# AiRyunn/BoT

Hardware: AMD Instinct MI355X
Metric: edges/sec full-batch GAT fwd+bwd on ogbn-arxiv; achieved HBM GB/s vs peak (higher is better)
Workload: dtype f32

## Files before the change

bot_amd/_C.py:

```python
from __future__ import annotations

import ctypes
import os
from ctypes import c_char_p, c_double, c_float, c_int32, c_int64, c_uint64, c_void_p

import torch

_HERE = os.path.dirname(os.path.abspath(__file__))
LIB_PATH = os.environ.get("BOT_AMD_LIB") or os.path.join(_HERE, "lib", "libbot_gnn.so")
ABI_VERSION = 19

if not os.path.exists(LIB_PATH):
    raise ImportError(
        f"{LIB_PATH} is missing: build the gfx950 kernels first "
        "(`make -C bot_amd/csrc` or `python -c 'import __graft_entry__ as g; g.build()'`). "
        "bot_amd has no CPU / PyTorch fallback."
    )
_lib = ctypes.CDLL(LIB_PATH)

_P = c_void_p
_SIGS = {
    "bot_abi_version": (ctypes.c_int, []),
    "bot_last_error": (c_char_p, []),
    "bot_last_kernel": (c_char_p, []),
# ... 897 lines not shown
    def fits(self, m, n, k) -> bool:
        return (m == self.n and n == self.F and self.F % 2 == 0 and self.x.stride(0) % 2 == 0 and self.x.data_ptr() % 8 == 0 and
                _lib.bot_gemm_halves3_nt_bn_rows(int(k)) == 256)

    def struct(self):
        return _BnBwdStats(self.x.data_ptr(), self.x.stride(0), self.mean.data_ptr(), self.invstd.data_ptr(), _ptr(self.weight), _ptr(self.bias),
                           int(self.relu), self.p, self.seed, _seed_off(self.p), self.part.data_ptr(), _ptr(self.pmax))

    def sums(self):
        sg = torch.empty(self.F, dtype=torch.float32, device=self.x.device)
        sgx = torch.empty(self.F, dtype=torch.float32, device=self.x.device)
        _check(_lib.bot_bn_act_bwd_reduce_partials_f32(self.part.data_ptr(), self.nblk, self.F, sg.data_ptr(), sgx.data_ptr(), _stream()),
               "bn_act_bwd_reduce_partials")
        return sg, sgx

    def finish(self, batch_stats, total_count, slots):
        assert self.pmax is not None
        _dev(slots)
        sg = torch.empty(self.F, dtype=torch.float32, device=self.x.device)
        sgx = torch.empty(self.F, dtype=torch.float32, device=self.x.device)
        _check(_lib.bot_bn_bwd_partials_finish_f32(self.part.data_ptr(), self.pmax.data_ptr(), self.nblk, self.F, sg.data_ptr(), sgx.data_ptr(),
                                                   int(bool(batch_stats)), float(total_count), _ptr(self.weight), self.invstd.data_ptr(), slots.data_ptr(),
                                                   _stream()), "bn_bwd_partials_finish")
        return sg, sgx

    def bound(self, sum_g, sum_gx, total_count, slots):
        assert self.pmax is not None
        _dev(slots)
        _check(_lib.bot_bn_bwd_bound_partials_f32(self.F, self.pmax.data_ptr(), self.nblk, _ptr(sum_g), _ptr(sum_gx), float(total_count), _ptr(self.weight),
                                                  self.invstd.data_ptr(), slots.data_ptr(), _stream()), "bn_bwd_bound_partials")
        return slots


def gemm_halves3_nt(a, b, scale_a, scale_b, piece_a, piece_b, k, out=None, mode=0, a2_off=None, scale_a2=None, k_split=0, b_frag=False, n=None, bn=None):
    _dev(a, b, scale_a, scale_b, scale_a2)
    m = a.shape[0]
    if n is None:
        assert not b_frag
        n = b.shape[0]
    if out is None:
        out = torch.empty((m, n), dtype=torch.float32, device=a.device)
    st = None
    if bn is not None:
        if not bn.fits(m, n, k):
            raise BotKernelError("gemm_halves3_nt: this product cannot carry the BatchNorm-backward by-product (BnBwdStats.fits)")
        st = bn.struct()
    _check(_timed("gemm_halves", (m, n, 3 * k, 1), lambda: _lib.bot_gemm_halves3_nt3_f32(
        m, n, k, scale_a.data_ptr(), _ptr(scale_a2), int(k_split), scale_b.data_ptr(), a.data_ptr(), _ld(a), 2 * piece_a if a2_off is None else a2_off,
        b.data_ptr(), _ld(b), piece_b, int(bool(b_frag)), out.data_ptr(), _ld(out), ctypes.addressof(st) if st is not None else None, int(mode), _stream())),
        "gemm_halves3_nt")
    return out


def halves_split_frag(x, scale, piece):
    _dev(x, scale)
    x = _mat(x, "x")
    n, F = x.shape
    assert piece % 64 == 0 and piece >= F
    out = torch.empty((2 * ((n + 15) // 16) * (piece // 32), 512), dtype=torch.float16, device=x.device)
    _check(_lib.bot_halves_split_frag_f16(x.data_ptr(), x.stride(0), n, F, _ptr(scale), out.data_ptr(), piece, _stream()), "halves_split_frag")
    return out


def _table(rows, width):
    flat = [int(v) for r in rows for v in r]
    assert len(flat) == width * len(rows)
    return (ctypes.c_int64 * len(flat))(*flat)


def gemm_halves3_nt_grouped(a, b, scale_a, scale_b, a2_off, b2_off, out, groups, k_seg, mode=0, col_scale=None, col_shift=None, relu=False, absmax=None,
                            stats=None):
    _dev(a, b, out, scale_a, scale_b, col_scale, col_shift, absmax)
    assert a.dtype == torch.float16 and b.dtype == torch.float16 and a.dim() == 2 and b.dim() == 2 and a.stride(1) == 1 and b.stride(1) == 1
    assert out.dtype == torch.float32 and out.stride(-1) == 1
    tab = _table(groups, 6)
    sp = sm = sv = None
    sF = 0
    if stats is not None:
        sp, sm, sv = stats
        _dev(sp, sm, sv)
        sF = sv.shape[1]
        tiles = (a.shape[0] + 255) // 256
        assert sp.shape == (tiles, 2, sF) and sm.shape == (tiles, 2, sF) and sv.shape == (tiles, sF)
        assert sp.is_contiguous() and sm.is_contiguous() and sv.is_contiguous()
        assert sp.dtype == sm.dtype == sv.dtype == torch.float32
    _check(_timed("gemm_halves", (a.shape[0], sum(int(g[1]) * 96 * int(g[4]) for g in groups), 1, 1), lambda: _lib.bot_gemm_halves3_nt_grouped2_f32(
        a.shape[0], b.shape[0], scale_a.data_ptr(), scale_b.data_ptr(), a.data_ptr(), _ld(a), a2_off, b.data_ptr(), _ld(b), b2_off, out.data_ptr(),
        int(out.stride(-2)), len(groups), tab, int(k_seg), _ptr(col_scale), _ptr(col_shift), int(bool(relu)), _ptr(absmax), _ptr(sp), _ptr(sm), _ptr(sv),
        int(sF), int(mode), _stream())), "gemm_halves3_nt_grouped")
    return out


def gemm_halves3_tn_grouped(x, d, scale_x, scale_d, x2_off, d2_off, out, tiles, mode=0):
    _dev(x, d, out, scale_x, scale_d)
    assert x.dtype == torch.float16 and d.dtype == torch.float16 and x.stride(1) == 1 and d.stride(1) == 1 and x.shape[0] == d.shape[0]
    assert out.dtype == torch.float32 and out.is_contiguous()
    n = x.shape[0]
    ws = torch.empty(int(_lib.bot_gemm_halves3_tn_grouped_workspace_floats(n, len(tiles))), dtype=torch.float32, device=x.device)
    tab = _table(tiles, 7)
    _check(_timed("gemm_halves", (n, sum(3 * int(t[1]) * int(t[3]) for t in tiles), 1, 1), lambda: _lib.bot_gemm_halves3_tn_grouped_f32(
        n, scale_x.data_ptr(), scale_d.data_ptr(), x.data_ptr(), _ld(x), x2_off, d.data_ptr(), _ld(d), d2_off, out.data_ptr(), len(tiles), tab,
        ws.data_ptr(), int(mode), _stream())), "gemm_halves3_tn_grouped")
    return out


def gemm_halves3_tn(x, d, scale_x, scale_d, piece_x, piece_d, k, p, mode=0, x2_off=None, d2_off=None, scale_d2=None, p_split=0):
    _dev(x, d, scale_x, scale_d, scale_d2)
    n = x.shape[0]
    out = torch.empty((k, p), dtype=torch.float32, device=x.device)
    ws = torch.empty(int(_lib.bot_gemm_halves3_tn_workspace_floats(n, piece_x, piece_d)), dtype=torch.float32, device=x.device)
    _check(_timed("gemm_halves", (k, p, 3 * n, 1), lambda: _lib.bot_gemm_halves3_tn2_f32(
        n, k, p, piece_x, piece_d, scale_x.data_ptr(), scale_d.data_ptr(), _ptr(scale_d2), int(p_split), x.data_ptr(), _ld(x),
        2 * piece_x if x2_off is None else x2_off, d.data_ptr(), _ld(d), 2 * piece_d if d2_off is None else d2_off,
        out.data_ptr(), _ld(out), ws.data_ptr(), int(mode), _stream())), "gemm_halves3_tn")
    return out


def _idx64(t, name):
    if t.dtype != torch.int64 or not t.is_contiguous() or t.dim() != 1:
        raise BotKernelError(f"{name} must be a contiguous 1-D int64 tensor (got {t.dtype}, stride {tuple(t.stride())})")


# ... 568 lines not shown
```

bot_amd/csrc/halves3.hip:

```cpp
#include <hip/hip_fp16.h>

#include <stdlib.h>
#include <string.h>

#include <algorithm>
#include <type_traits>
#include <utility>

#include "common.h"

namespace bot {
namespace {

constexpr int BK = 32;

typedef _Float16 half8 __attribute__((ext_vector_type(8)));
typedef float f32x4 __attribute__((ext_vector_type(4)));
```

**Instructions for the task**
Where a line of the listing holds the string "BotKernelError", copy that line.

**Your solution**
            raise BotKernelError("gemm_halves3_nt: this product cannot carry the BatchNorm-backward by-product (BnBwdStats.fits)")
        raise BotKernelError(f"{name} must be a contiguous 1-D int64 tensor (got {t.dtype}, stride {tuple(t.stride())})")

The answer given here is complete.